◆ EXERCISE: Wherever a line in the records contains the word "IsRunOpts", return that line.

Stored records
+ + +
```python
EXPORTS = [
    "relmc_ctx_create", "relmc_ctx_destroy", "relmc_last_error", "relmc_version",
    "relmc_solver_opts_default", "relmc_nsq_opts_default", "relmc_case_load",
    "relmc_case_thresholds", "relmc_mc_sampling", "relmc_mc_sampling_dev",
    "relmc_mc_simulation", "relmc_mc_simulation_dev", "relmc_nsq_accumulate", "relmc_nsq_accumulate_distinct",
    "relmc_last_kernel_ms", "relmc_acc_zero", "relmc_acc_merge", "relmc_nsq_indices",
    "relmc_nsq_run", "relmc_hl1_load", "relmc_hl1_nsq", "relmc_hl1_seq_load", "relmc_hl1_seq", "relmc_hl1_seq_events", "relmc_hl1_seq_sweep",
    "relmc_hl1_plan_load", "relmc_hl1_plan", "relmc_hl1_area_load", "relmc_hl1_area", "relmc_hl1_area_tie_outages",
    "relmc_comm_unique_id", "relmc_comm_init", "relmc_comm_allreduce_acc", "relmc_comm_destroy", "relmc_comm_set_host_allreduce", "relmc_comm_info",
    "relmc_db_reset", "relmc_nsq_db_batch", "relmc_db_accumulate", "relmc_db_size", "relmc_db_export", "relmc_db_import",
    "relmc_seq_load", "relmc_seq_mcsampling", "relmc_seq_mcsimulation", "relmc_seq_years", "relmc_retry_stats", "relmc_retry_overflow", "relmc_retry_dense_stats", "relmc_case_order",
    "relmc_case_order_hint", "relmc_tune_order",
    "relmc_comm_set_timeout", "relmc_comm_allreduce_f64", "relmc_comm_set_host_allreduce_f64", "relmc_device_pci_bus_id", "relmc_seq_opts_default", "relmc_seq_run",
    "relmc_is_ratios", "relmc_is_sampling", "relmc_is_sampling_dev", "relmc_nsq_is_accumulate", "relmc_is_acc_zero", "relmc_is_acc_merge", "relmc_nsq_is_indices",
# ... 165 lines not shown
    L.relmc_is_acc_zero.argtypes = [C.POINTER(_abi.IsAcc)]
    L.relmc_is_acc_zero.restype = None
    L.relmc_is_acc_merge.argtypes = [C.POINTER(_abi.IsAcc), C.POINTER(_abi.IsAcc)]
    L.relmc_is_acc_merge.restype = None
    L.relmc_nsq_is_indices.argtypes = [C.POINTER(_abi.IsAcc), C.c_int32, C.c_int32, C.c_double, C.POINTER(_abi.IsIndices)]
    L.relmc_nsq_is_indices.restype = None
    L.relmc_is_tune_opts_default.argtypes = [C.POINTER(_abi.IsTuneOpts)]
    L.relmc_is_tune_opts_default.restype = None
    L.relmc_nsq_is_tune.argtypes = [vp, C.POINTER(_abi.IsTuneOpts), dp, C.POINTER(_abi.IsTuneReport)]
    L.relmc_nsq_is_tune.restype = C.c_int32
    L.relmc_is_run_opts_default.argtypes = [C.POINTER(_abi.IsRunOpts)]
    L.relmc_is_run_opts_default.restype = None
    L.relmc_nsq_is_run.argtypes = [vp, C.POINTER(_abi.IsRunOpts), C.POINTER(_abi.IsRunResult)]
    L.relmc_nsq_is_run.restype = C.c_int32
    if hasattr(L, "relmc_debug_mc_simulation_dense"):
        L.relmc_debug_mc_simulation_dense.argtypes = [vp, u8p, C.c_int64, C.c_void_p, dp, dp, i32p, i32p]
        L.relmc_debug_mc_simulation_dense.restype = C.c_int32
    L.relmc_case_order.argtypes = [vp, i32p, i32p]
    L.relmc_case_order.restype = C.c_int32
    L.relmc_case_order_hint.argtypes = [vp, i32p, C.c_int32]
    L.relmc_case_order_hint.restype = C.c_int32
    L.relmc_tune_order.argtypes = [C.c_void_p, C.c_int32, C.c_uint64, i32p, i32p, i32p]
    L.relmc_tune_order.restype = C.c_int32
    L.relmc_db_export.argtypes = [vp, C.c_int64, C.c_int64, u8p, _abi.c_int64_p, dp, i32p, dp, i32p, i32p, u8p]
    L.relmc_db_export.restype = C.c_int32
    L.relmc_db_import.argtypes = [vp, C.c_void_p, C.c_int64, u8p, _abi.c_int64_p, dp, dp, i32p, i32p, u8p]
    L.relmc_db_import.restype = C.c_int32
    if hasattr(L, "relmc_debug_screen_states"):
        L.relmc_debug_screen_states.argtypes = [vp, u8p, dp, C.c_int64, u8p]
        L.relmc_debug_screen_states.restype = C.c_int32
    if hasattr(L, "relmc_debug_stretch_len"):
        L.relmc_debug_stretch_len.argtypes = [C.c_int64, C.c_int64, C.c_double, C.c_double, C.c_int64, i32p]
        L.relmc_debug_stretch_len.restype = C.c_int64
    if hasattr(L, "relmc_debug_set"):
        L.relmc_debug_set.argtypes = [vp, C.c_char_p, C.c_int32]
        L.relmc_debug_set.restype = C.c_int32
    if hasattr(L, "relmc_debug_tail_plan"):
        L.relmc_debug_tail_plan.argtypes = [C.c_int64, C.c_int32, C.c_void_p, C.c_void_p, C.c_void_p, C.c_void_p]
        L.relmc_debug_tail_plan.restype = C.c_int32
        L.relmc_debug_tail_groups.argtypes = [vp, _abi.c_int64_p, i32p]
        L.relmc_debug_tail_groups.restype = C.c_int32
    if hasattr(L, "relmc_dpp_probe"):
        L.relmc_dpp_probe.argtypes = [vp, dp, dp]
        L.relmc_dpp_probe.restype = C.c_int32
    _lib = L
    return L
```

powersystemsreliabilityassessment_amd/csrc/relmc_ctx.h:

```cpp
#pragma once
#include <hip/hip_runtime.h>

#include <cmath>
#include <cstdint>
#include <functional>
#include <string>
#include <vector>

#include "../../include/relmc.h"
#include "relmc_dev.h"

struct relmc_switches {
    bool no_retry = false;
    bool retry_dense_first = false;
    bool nsq_no_stretch = false;
    bool db_no_probe = false;
    bool dynamic_shape = false;
    bool static_tail = false;
};

namespace relmc_host {
template <class T, bool Pinned = false>
class Buffer {
public:
// ... 151 lines not shown
        c->retry_units = units; c->retry_converged = converged; c->retry_dense_units = dense_units; c->retry_dense_converged = dense_converged; c->retry_overflow = overflow;
    }
};

namespace relmc_host {

using namespace relmc;

extern const char* const kNoCtx;
int fail(relmc_ctx* ctx, int code, const std::string& msg);
bool verbose();
inline int64_t first_non_finite(const double* x, int64_t n)
{
    for (int64_t i = 0; i < n; ++i)
        if (!std::isfinite(x[i])) return i;
    return -1;
}

#define HIP_TRY(ctx, expr)                                                                                   \
    do {                                                                                                     \
        hipError_t e_ = (expr);                                                                              \
        if (e_ != hipSuccess)                                                                                \
            return ::relmc_host::fail(ctx, RELMC_ERR_HIP, std::string(#expr) + ": " + hipGetErrorString(e_)); \
    } while (0)

struct SymOpts {
    const int32_t* order_hint = nullptr; int n_hint = 0;
    int place_moves = 100;
    long place_ww = 1;
    bool no_quarter = false, no_half = false, no_bwd_half = false, no_bus_map = false;
    int scen_pad4 = 0;
    int model_leaf_free = -1;
};
struct SymGeom { uint32_t stash_off = 0, scen_doubles = 0, lds_bytes = 0; long conflict_before = 0, conflict_after = 0; };
SymOpts sym_opts_default();
template <class TL>
int case_symbolic(const relmc_case_desc* d, DevCaseT<TL>& C, int order_variant, const SymOpts& so, SymGeom& geom, std::string& err);
extern template int case_symbolic<Tile24>(const relmc_case_desc*, DevCaseT<Tile24>&, int, const SymOpts&, SymGeom&, std::string&);
extern template int case_symbolic<Tile96>(const relmc_case_desc*, DevCaseT<Tile96>&, int, const SymOpts&, SymGeom&, std::string&);
inline bool fits_tile24(const relmc_case_desc* d)
{
    return d->nb <= Tile24::NBT && d->nl <= Tile24::NLT && d->ng + d->nd <= Tile24::NIT && d->ng + d->nl <= Tile24::NCOMPMAX;
}

EvalArgs make_args(const relmc_solver_opts& o);
int launch_eval(relmc_ctx* ctx, int mode, EvalArgs& a, int* rows_out, hipEvent_t ev_start = nullptr, hipEvent_t ev_stop = nullptr, int alt = 0);
int launch_finalize(relmc_ctx* ctx, int rows);
int finish_timing(relmc_ctx* ctx);
int case_load_image(relmc_ctx* ctx, const relmc_case_desc* d, int order_variant);
inline int mask_words(const relmc_ctx* ctx) { return ctx->tile == 0 ? Tile24::OW : Tile96::OW; }

#ifndef RELMC_TAIL_GROUPS
#define RELMC_TAIL_GROUPS 8
#endif
constexpr int kTailGroups = RELMC_TAIL_GROUPS;
struct TailPlan {
    int64_t ngroups, waves; int T;
    TailPlan(int64_t n, int64_t waves_) : ngroups((n + Tile24::SPW - 1) / Tile24::SPW), waves(waves_), T(waves_ > 0 && ngroups / waves_ >= 2 * kTailGroups ? kTailGroups : 0) {}
    int64_t begin(int64_t w) const { return ngroups * w / waves; }
    int64_t end(int64_t w) const { return ngroups * (w + 1) / waves; }
    int64_t cut(int64_t w) const { return end(w) - T; }
    int64_t items() const { return waves * T; }
    int64_t owner(int64_t p) const { return p % waves; }
    int64_t group(int64_t p) const { return end(p % waves) - T + p / waves; }
};

constexpr uint32_t kFailCapMin = 4096, kFailCapSteady = 1u << 20, kFailCapMax = 1u << 26;
// ... 58 lines not shown
```

powersystemsreliabilityassessment_amd/csrc/relmc_dev.h:

```cpp
#pragma once
#include <stdint.h>

namespace relmc {

template <int RW_, int BS_, int LS_, int IS_, int NCOMPMAX_, int MAXPASS_, int MAXOFF_, int WPB_>
struct TileT {
    static constexpr int RW = RW_;
    static constexpr int BS = BS_;
    static constexpr int LS = LS_;
    static constexpr int IS = IS_;
    static constexpr int NBT = BS_ * RW_;
    static constexpr int NLT = LS_ * RW_;
    static constexpr int NIT = IS_ * RW_;
    static constexpr int SPW = 64 / RW_;
    static constexpr int NCOMPMAX = NCOMPMAX_;
    static constexpr int OW = NCOMPMAX_ / 32;
    static constexpr int MAXPASS = MAXPASS_;
    static constexpr int MAXOFF = MAXOFF_;
    static constexpr int WPB = WPB_;
    static_assert(BS_ <= 2 && LS_ <= 3 && IS_ <= 4, "the per-lane flag word has room for 2 bus, 3 line and 4 injection slots");
};
using Tile24 = TileT<16, 2, 3, 4, 128, 96, 160, 4>;
using Tile96 = TileT<64, 2, 2, 3, 256, 64, 320, 8>;
constexpr int DEGMAX = 8;
constexpr int BINJMAX = 8;

constexpr uint32_t LF_EXISTS = 1u, LF_OWNER = 2u, LF_LIMITED = 4u;
constexpr uint32_t IK_NONE = 0u, IK_REAL = 1u, IK_VIRTUAL = 2u;

template <class TL>
struct DevCaseT {
    static constexpr int NBT = TL::NBT, NLT = TL::NLT, NIT = TL::NIT, NCOMPMAX = TL::NCOMPMAX, MAXPASS = TL::MAXPASS, MAXOFF = TL::MAXOFF, ROWL = TL::RW;
    int32_t nb, ng, nl, nd, ninj, ncomp, ref_bus, noff;
    double base_mva, total_load;
    uint32_t exist_mask;
    uint32_t nws;
    uint16_t off_rhs, off_p;
    uint16_t npass, npass_upd, npass_inv, nzero;
    uint16_t maxdeg, maxinj, base_connected, npass_updq;
    uint16_t maxdeg_s[2], maxinj_s[2];
    uint16_t npass_updh, pad3[3];
    uint64_t bwd_half;
    uint64_t b_line8[NBT];
    uint64_t b_inj8[NBT];
    double b_bsum[NBT];
    double l_b[NLT];
    double l_rate[NLT];
    uint32_t l_info[NLT];
    int32_t l_partner[NLT];
    uint16_t l_blk[NLT];
    alignas(16) double i_tab[NIT][4];
    uint32_t i_info[NIT];
    uint8_t b_nline[NBT];
    uint8_t b_line[NBT][DEGMAX];
    uint8_t b_ninj[NBT];
    uint8_t b_inj[NBT][BINJMAX];
    int16_t b_vinj[NBT];
    uint8_t b_ext[NBT];
    uint8_t b_lane[NBT];
    uint8_t b_int[NBT];
    uint32_t thr[NCOMPMAX];
// ... 153 lines not shown
```

powersystemsreliabilityassessment_amd/csrc/relmc_kernels.hip:

```cpp
#include "relmc_devfn.h"
#include "relmc_shape_rts24.h"

namespace relmc {


constexpr int kPrioBit = 12;
constexpr int kMinWaves = 2;
#define DINF __builtin_inf()
#define RELOAD_FENCE() __asm__ volatile("" ::: "memory")
#define SLOT_FENCE() __builtin_amdgcn_sched_barrier(0)
#ifdef RELMC_PASS_NOUNROLL
#define PASS_LOOP _Pragma("nounroll")
#else
#define PASS_LOOP
#endif
constexpr int kPfMask = 0xc0;
constexpr int kPfMaskWide = 0xc6;
#define PFSITE(k) (((PF_MASK >> (k)) & 1) != 0)
#ifdef RELMC_PHASE_TIMING
#define PT_DECL unsigned long long pt_[8] = {0, 0, 0, 0, 0, 0, 0, 0}; unsigned long long pt0_ = __builtin_readcyclecounter();
#define PT_MARK(k) { const unsigned long long n_ = __builtin_readcyclecounter(); pt_[k] += n_ - pt0_; pt0_ = n_; }
#define PT_FLUSH if (a.timing && lane == 0) { for (int k = 0; k < 8; ++k) a.timing[((size_t)blockIdx.x * WPB + (tid >> 6)) * 8 + k] = pt_[k]; }
#else
#define PT_DECL
#define PT_MARK(k)
#define PT_FLUSH
#endif
#if defined(RELMC_PHASE_TIMING) && defined(RELMC_PT_INIT)
#undef PT_MARK
#define PT_MARK(k) { const unsigned long long n_ = __builtin_readcyclecounter(); pt_[(k) == 7 ? 7 : 6] += n_ - pt0_; pt0_ = n_; }
#define PT_IMARK(k) { const unsigned long long n_ = __builtin_readcyclecounter(); pt_[k] += n_ - pt0_; pt0_ = n_; }
#else
#define PT_IMARK(k)
#endif
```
+ + +
◆ TASK RESPONSE:
    L.relmc_is_run_opts_default.argtypes = [C.POINTER(_abi.IsRunOpts)]
    L.relmc_nsq_is_run.argtypes = [vp, C.POINTER(_abi.IsRunOpts), C.POINTER(_abi.IsRunResult)]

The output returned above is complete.